Jörn Ostermann studied Electrical Engineering and Communications Engineering at the University of Hannover and Imperial College London, respectively. He received Dipl.-Ing. and Dr.-Ing. from the University of Hannover in 1988 and 1994, respectively. From 1988 till 1994, he worked as a Research Assistant at the Institut für Theoretische Nachrichtentechnik conducting research in low bit-rate and object-based analysis-synthesis video coding. In 1994 and 1995 he worked in the Visual Communications Research Department at AT&T Bell Labs on video coding. He was a member of Image Processing and Technology Research within AT&T Labs - Research from 1996 to 2003. Since 2003 he is Full Professor and Head of the Institut für Informationsverarbeitung at Leibniz Universität Hannover, Germany. From 2007 until 2011, he served as head of the Laboratory for Information Technology.

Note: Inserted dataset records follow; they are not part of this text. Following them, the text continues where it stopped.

template <typename Cfg, int EPI, bool OUT_SPLIT, bool DIAG = false, int TAG = 0, int TERMS = 3>
__global__ __launch_bounds__(Cfg::THREADS, 4) void gemm_split_kernel(const GemmArgs g) {
    constexpr int BM = Cfg::BM, BN = Cfg::BN, ROWB = Cfg::ROWB, NST = Cfg::NST, WN = Cfg::WN, PA = Cfg::PA, PW = Cfg::PW;
    constexpr int STAGE_BYTES = Cfg::STAGE_BYTES, A_BYTES = Cfg::A_BYTES;
    const int dbg = DIAG ? g.dbg_noload : 0;
    extern __shared__ __attribute__((aligned(16))) float smem[];
    const int M = g.m_ptr ? *g.m_ptr : g.m_static;
    const int tiles_m = (M + BM - 1) / BM;
    const int tiles_n = g.N / BN;
    constexpr bool KSPLIT = TAG == 1;
    const int ksp = KSPLIT && g.k_splits > 1 ? g.k_splits : 1;
    const int n_tiles = tiles_m * tiles_n * ksp;
    const int nk = g.K / Cfg::KSTAGE / ksp;
    int ks_pop = 0;
    const int tid = threadIdx.x;
    const int lane = tid & 63, wave = __builtin_amdgcn_readfirstlane(tid >> 6);
    const int wr = wave / WN, wc = wave % WN;
    const int l31 = lane & 31, hh = lane >> 5;

    unsigned long long clk0 = 0, rt0 = 0;
    if (DIAG && g.clk_probe) { clk0 = __builtin_amdgcn_s_memtime(); rt0 = __builtin_amdgcn_s_memrealtime(); }
    constexpr int GM = 8;
    int* q_slot = reinterpret_cast<int*>(reinterpret_cast<char*>(smem) + Cfg::LOOP_BYTES);
    const int n_groups = (tiles_m + GM - 1) / GM;
    const int my_xcd = g.tile_counter ? (int)(__builtin_amdgcn_s_getreg((3 << 11) | (0 << 6) | 20) & 7u) : 0;
    int q_try = 0;
    int tile = blockIdx.x;

    const unsigned lds0 = (unsigned)(size_t)(__attribute__((address_space(3))) float*)smem;
    constexpr int CPR = ROWB / 16;
    const int p_row = lane / CPR, p_chunk = lane % CPR;
    const int swz_even = ROWB == 64 ? ((p_row >> 2) & 3) : ((p_row >> 1) & 7);
    const unsigned chunk_even = 16u * (unsigned)(p_chunk ^ swz_even);
    const unsigned chunk_odd = ROWB == 64 ? chunk_even : 16u * (unsigned)(p_chunk ^ ((swz_even + 4) & 7));
    const unsigned rswz = ROWB == 64 ? (unsigned)((l31 >> 2) & 3) : (unsigned)((l31 >> 1) & 7);
    const unsigned a_row = (unsigned)(wr * 64 + l31) * ROWB;
    const unsigned w_row = (unsigned)A_BYTES + (unsigned)(wc * 64 + l31) * ROWB;
    const int l15 = lane & 15, lq = lane >> 4;
    const unsigned swz16 = (unsigned)((l15 >> 1) & 7);
    const unsigned c16_hi = 16u * (((unsigned)(lq & 1) + 4u * (unsigned)(lq >> 1)) ^ swz16);
    const unsigned c16_lo = 16u * (((unsigned)(lq & 1) + 4u * (unsigned)(lq >> 1) + 2u) ^ swz16);
    const unsigned a_row16 = (unsigned)(wr * 64 + l15) * ROWB;
    const unsigned w_row16 = (unsigned)A_BYTES + (unsigned)(wc * 64 + l15) * ROWB;
    const char* sbytes = reinterpret_cast<const char*>(smem);

    constexpr bool HANDOVER = Cfg::MF == 16 && NST == 2 && Cfg::NW * 4096 <= STAGE_BYTES;

    auto pop = [&](int& tm, int& tn) __attribute__((always_inline)) -> bool {
        if (g.tile_counter) {
            while (q_try < 8) {
                const int q = (my_xcd + q_try) & 7;
                if (tid == 0) *q_slot = atomicAdd(g.tile_counter + 16 * q, 1);
                __syncthreads();
                const int j = *q_slot;
                __syncthreads();
                if (g.tile_order >= 2) {
                    const int gq = q < n_groups ? (n_groups - q + 7) / 8 : 0;
                    if (g.tile_order == 2) {
                        constexpr int CW = 4;
                        const int nfull = tiles_n / CW, per_cb = gq * GM * CW;
                        int cb, jj, w;
                        if (per_cb > 0 && j < nfull * per_cb) { cb = j / per_cb; jj = j - cb * per_cb; w = CW; }
                        else { cb = nfull; jj = j - nfull * per_cb; w = tiles_n - CW * nfull; }
                        if (w > 0 && jj < gq * GM * w) {
                            const int gl2 = jj / (GM * w), r2 = jj - gl2 * GM * w;
                            tn = cb * CW + r2 / GM;
                            tm = (q + 8 * gl2) * GM + (r2 - (r2 / GM) * GM);
                            if (tm < tiles_m) return true;
                            continue;
                        }
                    } else {
                        const int per_q = gq * GM * tiles_n;
                        if (j < per_q) {
                            const int pl = j / tiles_n;
                            tn = j - pl * tiles_n;
                            tm = (q + 8 * (pl / GM)) * GM + (pl - (pl / GM) * GM);
                            if (tm < tiles_m) return true;
                            continue;
                        }
                    }
                    ++q_try;
                    continue;
                }
                const int per_group = GM * tiles_n;
                const int gl = j / per_group, r = j - gl * per_group;
                const int grp = q + 8 * gl;
                if (grp < n_groups) {
                    if (g.tile_order == 1) {
                        const int mi = r / tiles_n;
                        tn = r - mi * tiles_n;
                        tm = grp * GM + mi;
                    } else {
                        tn = r / GM;
                        tm = grp * GM + (r - tn * GM);
                    }
                    if (tm < tiles_m) return true;
                    continue;
                }
                ++q_try;
            }
            return false;
        }
        if (tile >= n_tiles) return false;
        int t2 = tile;
        if (KSPLIT) { t2 = tile / ksp; ks_pop = tile - t2 * ksp; }
        tm = t2 / tiles_n;
        tn = t2 - tm * tiles_n;
        tile += gridDim.x;
        return true;
    };

    struct TileCtx {
        int m0, n0;
        int kt0;
        unsigned a_voff[PA], w_voff[PW];
        unsigned long long a_base, w_base;
    };
    auto setup = [&](int tm, int tn, TileCtx& t) __attribute__((always_inline)) {
        t.m0 = __builtin_amdgcn_readfirstlane(tm * BM);
        t.n0 = __builtin_amdgcn_readfirstlane(tn * BN);
        t.kt0 = KSPLIT ? __builtin_amdgcn_readfirstlane(ks_pop * nk) : 0;
        int first = g.row_src ? g.row_src[t.m0] : t.m0;
        if (DIAG && (dbg & 16)) first = 0;
#pragma unroll
        for (int j = 0; j < PA; ++j) {
            const int piece = wave + Cfg::NW * j;
            int ra = t.m0 + Cfg::PROWS * piece + p_row;
            ra = ra < M ? ra : M - 1;
            if (DIAG && (dbg & 16)) ra = Cfg::PROWS * piece + p_row;
            const int sa = g.row_src ? g.row_src[ra] : ra;
            t.a_voff[j] = (unsigned)(sa - first) * (unsigned)g.lda * 4u + ((piece & 1) ? chunk_odd : chunk_even);
        }
#pragma unroll
        for (int j = 0; j < PW; ++j) {
            const int piece = wave + Cfg::NW * j;
            t.w_voff[j] = (unsigned)(Cfg::PROWS * piece + p_row) * (unsigned)g.K * 4u + ((piece & 1) ? chunk_odd : chunk_even);
        }
        const unsigned long long a_base_v = (unsigned long long)(size_t)g.A + (unsigned long long)first * (unsigned)g.lda * 4ull;
        const unsigned long long w_base_v = (unsigned long long)(size_t)g.W + (unsigned long long)t.n0 * (unsigned)g.K * 4ull;
        t.a_base = ((unsigned long long)(unsigned)__builtin_amdgcn_readfirstlane((int)(a_base_v >> 32)) << 32) |
                   (unsigned)__builtin_amdgcn_readfirstlane((int)(a_base_v & 0xffffffffu));
        t.w_base = ((unsigned long long)(unsigned)__builtin_amdgcn_readfirstlane((int)(w_base_v >> 32)) << 32) |
                   (unsigned)__builtin_amdgcn_readfirstlane((int)(w_base_v & 0xffffffffu));
    };
    auto issue = [&](const TileCtx& t, int kt, int buf) __attribute__((always_inline)) {
        const unsigned long long koff = (unsigned long long)(kt + (KSPLIT ? t.kt0 : 0)) * (unsigned)ROWB;
        const unsigned dst = lds0 + (unsigned)buf * STAGE_BYTES + (unsigned)wave * 1024u;
#pragma unroll
        for (int j = 0; j < PA; ++j) dma_piece(t.a_voff[j], t.a_base + koff, dst + (unsigned)(Cfg::NW * j) * 1024u);
#pragma unroll
        for (int j = 0; j < PW; ++j) dma_piece(t.w_voff[j], t.w_base + koff, dst + A_BYTES + (unsigned)(Cfg::NW * j) * 1024u);
    };

    TileCtx cur;
    int buf0 = 0;
    {
        int tm, tn;
        if (!pop(tm, tn)) return;
        setup(tm, tn, cur);
    }
    issue(cur, 0, buf0);
    if (NST >= 3 && nk > 1) issue(cur, 1, 1);
    if (NST >= 4 && nk > 2) issue(cur, 2, 2);
    for (;;) {
        const int m0 = cur.m0, n0 = cur.n0;
        const size_t c_shift = KSPLIT && ksp > 1 ? (size_t)(cur.kt0 / nk) * g.split_stride : 0;
        f32x16 acc[2][2];
        f32x4 acc16[4][4];
        if constexpr (Cfg::MF == 32) {
#pragma unroll
            for (int i = 0; i < 2; ++i)
#pragma unroll
                for (int j = 0; j < 2; ++j)
#pragma unroll
                    for (int e = 0; e < 16; ++e) acc[i][j][e] = 0.f;
        } else {
#pragma unroll
            for (int i = 0; i < 4; ++i)
#pragma unroll
                for (int j = 0; j < 4; ++j) acc16[i][j] = f32x4{0.f, 0.f, 0.f, 0.f};
        }

        int buf = buf0, bufn = (buf0 + NST - 1) % NST;
        for (int kt = 0; kt < nk; ++kt) {
            if ((dbg & 6) == 6) {
            } else if (dbg & 2) {
                asm volatile("s_waitcnt vmcnt(0)" ::: "memory");
            } else if (dbg & 4) {
                asm volatile("s_barrier" ::: "memory");
            } else if (NST == 4 && kt + 2 < nk) {
                static_assert(NST != 4 || Cfg::PP == 8, "vmcnt immediate: two stages' pieces per wave");
                asm volatile("s_waitcnt vmcnt(16)\n\ts_barrier" ::: "memory");
            } else if (NST >= 3 && kt + 1 < nk) {
                static_assert(Cfg::PP == 3 || Cfg::PP == 4 || Cfg::PP == 8, "vmcnt immediate: one stage's pieces per wave");
                if (Cfg::PP == 3) asm volatile("s_waitcnt vmcnt(3)\n\ts_barrier" ::: "memory");
                else if (Cfg::PP == 4) asm volatile("s_waitcnt vmcnt(4)\n\ts_barrier" ::: "memory");
                else asm volatile("s_waitcnt vmcnt(8)\n\ts_barrier" ::: "memory");
            } else {
                asm volatile("s_waitcnt vmcnt(0)\n\ts_barrier" ::: "memory");
            }
            if (kt + NST - 1 < nk && !(dbg & 1)) issue(cur, kt + NST - 1, bufn);
            const char* sb = sbytes + buf * STAGE_BYTES;
            if constexpr (Cfg::MF == 16) {
                f16x8 ah[4], al[4];
#pragma unroll
                for (int i = 0; i < 4; ++i) {
                    ah[i] = *reinterpret_cast<const f16x8*>(sb + a_row16 + c16_hi + i * 16 * ROWB);
                    al[i] = *reinterpret_cast<const f16x8*>(sb + a_row16 + c16_lo + i * 16 * ROWB);
                }
#pragma unroll
                for (int j = 0; j < 4; ++j) {
                    const f16x8 wh = *reinterpret_cast<const f16x8*>(sb + w_row16 + c16_hi + j * 16 * ROWB);
                    const f16x8 wl = *reinterpret_cast<const f16x8*>(sb + w_row16 + c16_lo + j * 16 * ROWB);
                    if (TERMS == 3) {
#pragma unroll
                        for (int i = 0; i < 4; ++i) acc16[i][j] = __builtin_amdgcn_mfma_f32_16x16x32_f16(al[i], wh, acc16[i][j], 0, 0, 0);
#pragma unroll
                        for (int i = 0; i < 4; ++i) acc16[i][j] = __builtin_amdgcn_mfma_f32_16x16x32_f16(ah[i], wl, acc16[i][j], 0, 0, 0);
                    }
#pragma unroll
                    for (int i = 0; i < 4; ++i) acc16[i][j] = __builtin_amdgcn_mfma_f32_16x16x32_f16(ah[i], wh, acc16[i][j], 0, 0, 0);
                }
            } else
#pragma unroll
            for (int ks = 0; ks < ROWB / 64; ++ks) {
                const unsigned c_hi = 16u * (((unsigned)(4 * ks) + (unsigned)hh) ^ rswz);
                const unsigned c_lo = 16u * (((unsigned)(4 * ks + 2) + (unsigned)hh) ^ rswz);
                f16x8 ah[2], al[2], wh[2], wl[2];
#pragma unroll
                for (int i = 0; i < 2; ++i) {
                    ah[i] = *reinterpret_cast<const f16x8*>(sb + a_row + c_hi + i * 32 * ROWB);
                    al[i] = *reinterpret_cast<const f16x8*>(sb + a_row + c_lo + i * 32 * ROWB);
                    wh[i] = *reinterpret_cast<const f16x8*>(sb + w_row + c_hi + i * 32 * ROWB);
                    wl[i] = *reinterpret_cast<const f16x8*>(sb + w_row + c_lo + i * 32 * ROWB);
                }
#pragma unroll
                for (int i = 0; i < 2; ++i)
#pragma unroll
                    for (int j = 0; j < 2; ++j) {
                        acc[i][j] = __builtin_amdgcn_mfma_f32_32x32x16_f16(al[i], wh[j], acc[i][j], 0, 0, 0);
                        acc[i][j] = __builtin_amdgcn_mfma_f32_32x32x16_f16(ah[i], wl[j], acc[i][j], 0, 0, 0);
                        acc[i][j] = __builtin_amdgcn_mfma_f32_32x32x16_f16(ah[i], wh[j], acc[i][j], 0, 0, 0);
                    }
            }
            buf = buf == NST - 1 ? 0 : buf + 1;
            bufn = bufn == NST - 1 ? 0 : bufn + 1;
        }
        __syncthreads();
        f32x4 bv = f32x4{0.f, 0.f, 0.f, 0.f}, lam = f32x4{1.f, 1.f, 1.f, 1.f};
        if constexpr (Cfg::MF == 16) {
            const int col = n0 + wc * 64 + (lane & 15) * 4;
            if (g.bias) bv = *reinterpret_cast<const f32x4*>(g.bias + col);
            if (g.col_scale) lam = *reinterpret_cast<const f32x4*>(g.col_scale + col);
            asm volatile("s_waitcnt vmcnt(0)" : "+v"(bv), "+v"(lam) :: "memory");
        }
        TileCtx nxt;
        bool have;
        {
            int tm, tn;
            have = pop(tm, tn);
            if (have) setup(tm, tn, nxt);
        }
        const int last_slot = (buf0 + nk - 1) % NST;
        const int nbuf0 = HANDOVER ? (last_slot ^ 1) : 0;
        if (HANDOVER && have) issue(nxt, 0, nbuf0);
        if (!(dbg & 8)) {
            if constexpr (Cfg::MF == 16) {
                if constexpr (HANDOVER)
                    split_store_tile16<EPI, OUT_SPLIT, WN, 16>(g, smem + last_slot * (STAGE_BYTES / 4), acc16, m0, n0, M, wave, lane, bv, lam);
                else
                    split_store_tile16<EPI, OUT_SPLIT, WN, 32>(g, smem, acc16, m0, n0, M, wave, lane, bv, lam, c_shift);
            } else {
                split_store_tile<EPI, OUT_SPLIT, WN>(g, smem, acc, m0, n0, M, wave, lane);
            }
        }
        __syncthreads();
        if (!have) break;
        cur = nxt;
        buf0 = nbuf0;
        if (!HANDOVER) {
            issue(cur, 0, 0);
            if (NST >= 3 && nk > 1) issue(cur, 1, 1);
            if (NST >= 4 && nk > 2) issue(cur, 2, 2);
        }
    }
    if (DIAG && g.clk_probe && threadIdx.x == 0) {
        g.clk_probe[2 * blockIdx.x] = __builtin_amdgcn_s_memtime() - clk0;
        g.clk_probe[2 * blockIdx.x + 1] = __builtin_amdgcn_s_memrealtime() - rt0;
    }
}
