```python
def partition_plan(n, kw=1, cw=1, bits=0, *, cus=256, shift0=0, single_pass=False, word_source=0, external=False, composite=False,
                   preseg=(0, 0), after_offsets=False, flag_word=False, spec2_ok=False) -> dict:
    L = load()
    L.rj_debug_partition_plan.restype = C.c_int
    L.rj_debug_partition_plan.argtypes = [C.POINTER(rj_partition_request), C.c_uint32, C.POINTER(rj_partition_plan)]
    rq = rj_partition_request(int(n), kw, cw, bits, shift0, int(single_pass), int(word_source), int(external), int(composite),
                              preseg[0], preseg[1], int(after_offsets), int(flag_word), int(spec2_ok))
    out = rj_partition_plan()
    rc = L.rj_debug_partition_plan(C.byref(rq), cus, C.byref(out))
    if rc != 0:
        raise RjError(rc, "rj_debug_partition_plan: bad request")
    d = {k: int(getattr(out, k)) for k in ("passes", "fine_grid", "spec_cap_max", "spec2_cap_max", "n_first_out", "n_last_out", "tpg_first")}
    d.update({k: bool(getattr(out, k)) for k in ("fine", "fine_xcd", "spec", "spec2")})
    d["pbits"] = [int(out.pbits[p]) for p in range(d["passes"])]
    d["mid"], d["last"] = PLAN_MID[out.mid], PLAN_LAST[out.last]
    d["pass"] = []
    for p in range(d["passes"]):
        ps = out.pass_[p]
        e = {k: int(getattr(ps, k)) for k in ("bits", "tiles_per_group", "xcd_log2", "xcd_remap", "nseg_in", "n_oseg", "n_groups", "bins")}
        e["offsets"], e["hist"], e["scatter"] = PLAN_OFFSETS[ps.offsets], PLAN_HIST[ps.hist], PLAN_SCATTER[ps.scatter]
        d["pass"].append(e)
    return d


def make_comm_id() -> bytes:
    L = load()
    preload_torch_rccl()
    cid = rj_comm_id()
    rc = L.rj_comm_id_create(C.byref(cid))
    if rc != 0:
        raise RjError(rc, (L.rj_last_error(None) or b"").decode())
    return C.string_at(C.addressof(cid), 128)


def build_context(**kw):
    return Context(**kw)


def destroy_context(ctx: Context):
# ... 6 lines not shown
```

Measured before the change: 35.04 billion.

## Interleave build and probe radix partition passes across two streams

```diff
diff --git a/include/rj.h b/include/rj.h
--- a/include/rj.h
+++ b/include/rj.h
@@ -281,6 +281,19 @@
     rj_partition_pass pass[RJ_PLAN_MAX_PASSES];
 } rj_partition_plan;
 int rj_debug_partition_plan(const rj_partition_request* req, uint32_t compute_units, rj_partition_plan* out);
+typedef enum rj_lane_kind { RJ_LANE_OFFSETS = 0, RJ_LANE_SCATTER = 1, RJ_LANE_CLOSE = 2, RJ_LANE_JOIN = 3 } rj_lane_kind;
+typedef struct rj_lane_step {
+    int32_t  side;
+    uint32_t pass;
+    int32_t  kind;
+    int32_t  lane;
+} rj_lane_step;
+typedef struct rj_lane_edge {
+    uint32_t after, before;
+} rj_lane_edge;
+int rj_debug_lane_schedule(const rj_partition_request* build, const rj_partition_request* probe, uint32_t compute_units,
+                           int32_t mask, rj_lane_step* steps, uint64_t step_cap, uint64_t* n_steps, rj_lane_edge* edges,
+                           uint64_t edge_cap, uint64_t* n_edges);
 uint64_t rj_table_num_rows(const rj_table* t);
 uint64_t rj_table_col_pages(const rj_table* t, uint64_t col);
 int      rj_table_copy_pages(rj_context* ctx, const rj_table* t, uint64_t col, void* const* dst, uint64_t n_dst);
diff --git a/radix-join_amd/csrc/rj_api.hip b/radix-join_amd/csrc/rj_api.hip
--- a/radix-join_amd/csrc/rj_api.hip
+++ b/radix-join_amd/csrc/rj_api.hip
@@ -229,12 +229,11 @@
     }
 }
 
-int rj_debug_partition_plan(const rj_partition_request* req, uint32_t compute_units, rj_partition_plan* out) {
-    if (!req || !out) return RJ_ERR_ARG;
-    if (req->key_words < 1 || req->key_words > 2 || req->carry_words < 0 || req->key_words + req->carry_words > MAX_WORDS) return RJ_ERR_ARG;
-    if (req->bits > 32 || (req->single_pass && req->bits > (uint32_t)PT_MAXBITS)) return RJ_ERR_ARG;
-    if (req->word_source < 0 || req->word_source > 2 || (req->word_source == 2 && (req->key_words != 1 || req->carry_words != 1))) return RJ_ERR_ARG;
-    RadixFacts f;
+static bool facts_of_request(const rj_partition_request* req, RadixFacts& f) {
+    if (!req) return false;
+    if (req->key_words < 1 || req->key_words > 2 || req->carry_words < 0 || req->key_words + req->carry_words > MAX_WORDS) return false;
+    if (req->bits > 32 || (req->single_pass && req->bits > (uint32_t)PT_MAXBITS)) return false;
+    if (req->word_source < 0 || req->word_source > 2 || (req->word_source == 2 && (req->key_words != 1 || req->carry_words != 1))) return false;
     f.n = req->n;
     f.KW = req->key_words, f.CW = req->carry_words, f.bits = req->bits, f.shift0 = req->shift0;
     f.single_pass = req->single_pass != 0;
@@ -242,6 +241,12 @@
     f.external = req->external != 0, f.composite = req->composite != 0;
     f.preseg_nseg = req->preseg_nseg, f.preseg_n_oseg = req->preseg_n_oseg;
     f.after_offsets = req->after_offsets != 0, f.spec_flag = req->flag_word != 0, f.spec2_ok = req->spec2_ok != 0;
+    return true;
+}
+
+int rj_debug_partition_plan(const rj_partition_request* req, uint32_t compute_units, rj_partition_plan* out) {
+    RadixFacts f;
+    if (!out || !facts_of_request(req, f)) return RJ_ERR_ARG;
     Tuning tune;
     tune.from_env();
     const RadixPlan pl = radix_plan(f, tune, (int)compute_units);
@@ -265,6 +270,24 @@
         o.nseg_in = ps.nseg_in, o.n_oseg = ps.n_oseg, o.n_groups = ps.n_groups, o.bins = ps.bins;
         o.offsets = (int32_t)ps.offsets, o.hist = (int32_t)ps.hist, o.scatter = (int32_t)ps.scatter;
     }
+    return RJ_OK;
+}
+
+int rj_debug_lane_schedule(const rj_partition_request* build, const rj_partition_request* probe, uint32_t compute_units, int32_t mask,
+                           rj_lane_step* steps, uint64_t step_cap, uint64_t* n_steps, rj_lane_edge* edges, uint64_t edge_cap,
+                           uint64_t* n_edges) {
+    RadixFacts fb, fp;
+    if (!n_steps || !n_edges || (step_cap && !steps) || (edge_cap && !edges)) return RJ_ERR_ARG;
+    if (!facts_of_request(build, fb) || !facts_of_request(probe, fp)) return RJ_ERR_ARG;
+    static_assert((int)LaneKind::Join == RJ_LANE_JOIN, "include/rj.h lists the lane kinds in the order of rj_radix_plan.hpp");
+    Tuning tune;
+    tune.from_env();
+    const LaneSchedule S = lane_schedule(radix_plan(fb, tune, (int)compute_units), radix_plan(fp, tune, (int)compute_units),
+                                         mask < 0 ? tune.lanes : mask);
+    *n_steps = S.steps.size(), *n_edges = S.edges.size();
+    for (size_t i = 0; i < S.steps.size() && i < step_cap; ++i)
+        steps[i] = rj_lane_step{S.steps[i].side, S.steps[i].pass, (int32_t)S.steps[i].kind, S.steps[i].lane};
+    for (size_t i = 0; i < S.edges.size() && i < edge_cap; ++i) edges[i] = rj_lane_edge{S.edges[i].after, S.edges[i].before};
     return RJ_OK;
 }
 
diff --git a/radix-join_amd/csrc/rj_context.hip b/radix-join_amd/csrc/rj_context.hip
--- a/radix-join_amd/csrc/rj_context.hip
+++ b/radix-join_amd/csrc/rj_context.hip
@@ -39,6 +39,7 @@
     spec2_min_rows = env_int("RJ_TUNE_SPEC2_MIN_ROWS", spec2_min_rows);
     spec2_sample = std::min(4, std::max(1, env_int("RJ_TUNE_SPEC2_SAMPLE", spec2_sample)));
     spec2_z = std::max(0, env_int("RJ_TUNE_SPEC2_Z", spec2_z));
+    lanes = env_int("RJ_TUNE_LANES", lanes) & 3;
     bcast = env_int("RJ_TUNE_BCAST", bcast);
     diag = env_int("RJ_DIAG", diag);
     varchar_dev_rows = env_int("RJ_TUNE_VARCHAR_DEV", varchar_dev_rows);
diff --git a/radix-join_amd/csrc/rj_exec.hip b/radix-join_amd/csrc/rj_exec.hip
--- a/radix-join_amd/csrc/rj_exec.hip
+++ b/radix-join_amd/csrc/rj_exec.hip
@@ -622,8 +622,9 @@
         rb.spec_flag = fl;
         rp.spec_flag = fl ? fl + 1 : nullptr;
         rb.spec2_ok = rp.spec2_ok = spec2_ok;
-        cp.B = partition(rb);
-        cp.P = partition(rp);
+        std::pair<Parted, Parted> bp = radix_partition_pair(ctx, L, rb, rp);
+        cp.B = std::move(bp.first);
+        cp.P = std::move(bp.second);
         return cp;
     }
     int  spec_fallbacks = 0;
diff --git a/radix-join_amd/csrc/rj_internal.hpp b/radix-join_amd/csrc/rj_internal.hpp
--- a/radix-join_amd/csrc/rj_internal.hpp
+++ b/radix-join_amd/csrc/rj_internal.hpp
@@ -191,6 +191,7 @@
     int spec2_min_rows = 40 << 20;
     int spec2_sample = 2;
     int spec2_z = 70;
+    int lanes = 0;
     int bcast = 1;
     int diag = 0;
     int varchar_dev_rows = 200000;
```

From 1993 to 1994, he chaired the European COST 211 sim group coordinating research in low bitrate video coding. Within MPEG-4, he organized the evaluation of video tools to start defining the standard. He chaired the Adhoc Group on Coding of Arbitrarily-shaped Objects in MPEG-4 Video. From 2008 until the reorganization of SC29 in July 2020, he was the Chair of the Requirements Group of MPEG (ISO/IEC JTC1 SC29 WG11). In July 2020 he was appointed Convenor of MPEG Technical Coordination (ISO/IEC JTC1 SC29 AG2) for three years. From 2011 to 2013, he served as Dean of the Faculty of Electrical Engineering and Computer Science at LUH. Since 2020 he is member of the Senat of Leibniz Universität Hannover.
Jörn was a scholar of the German National Foundation. In 1998, he received the AT&T Standards Recognition Award and the ISO award. He is a Fellow of the IEEE (class of 2005) and member of the IEEE Technical Committee on Multimedia Signal Processing and past chair of the IEEE CAS Visual Signal Processing and Communications (VSPC) Technical Committee. Joern served as a Distinguished Lecturer of the IEEE CAS Society (2002/2003). He published more than 200 research papers and book chapters. He is coauthor of a graduate level text book on video communications. He is named as inventor on more than 30 patents.
His current research interests are video coding and streaming, computer vision, machine learning, 3D modeling, face animation, and computer-human interfaces.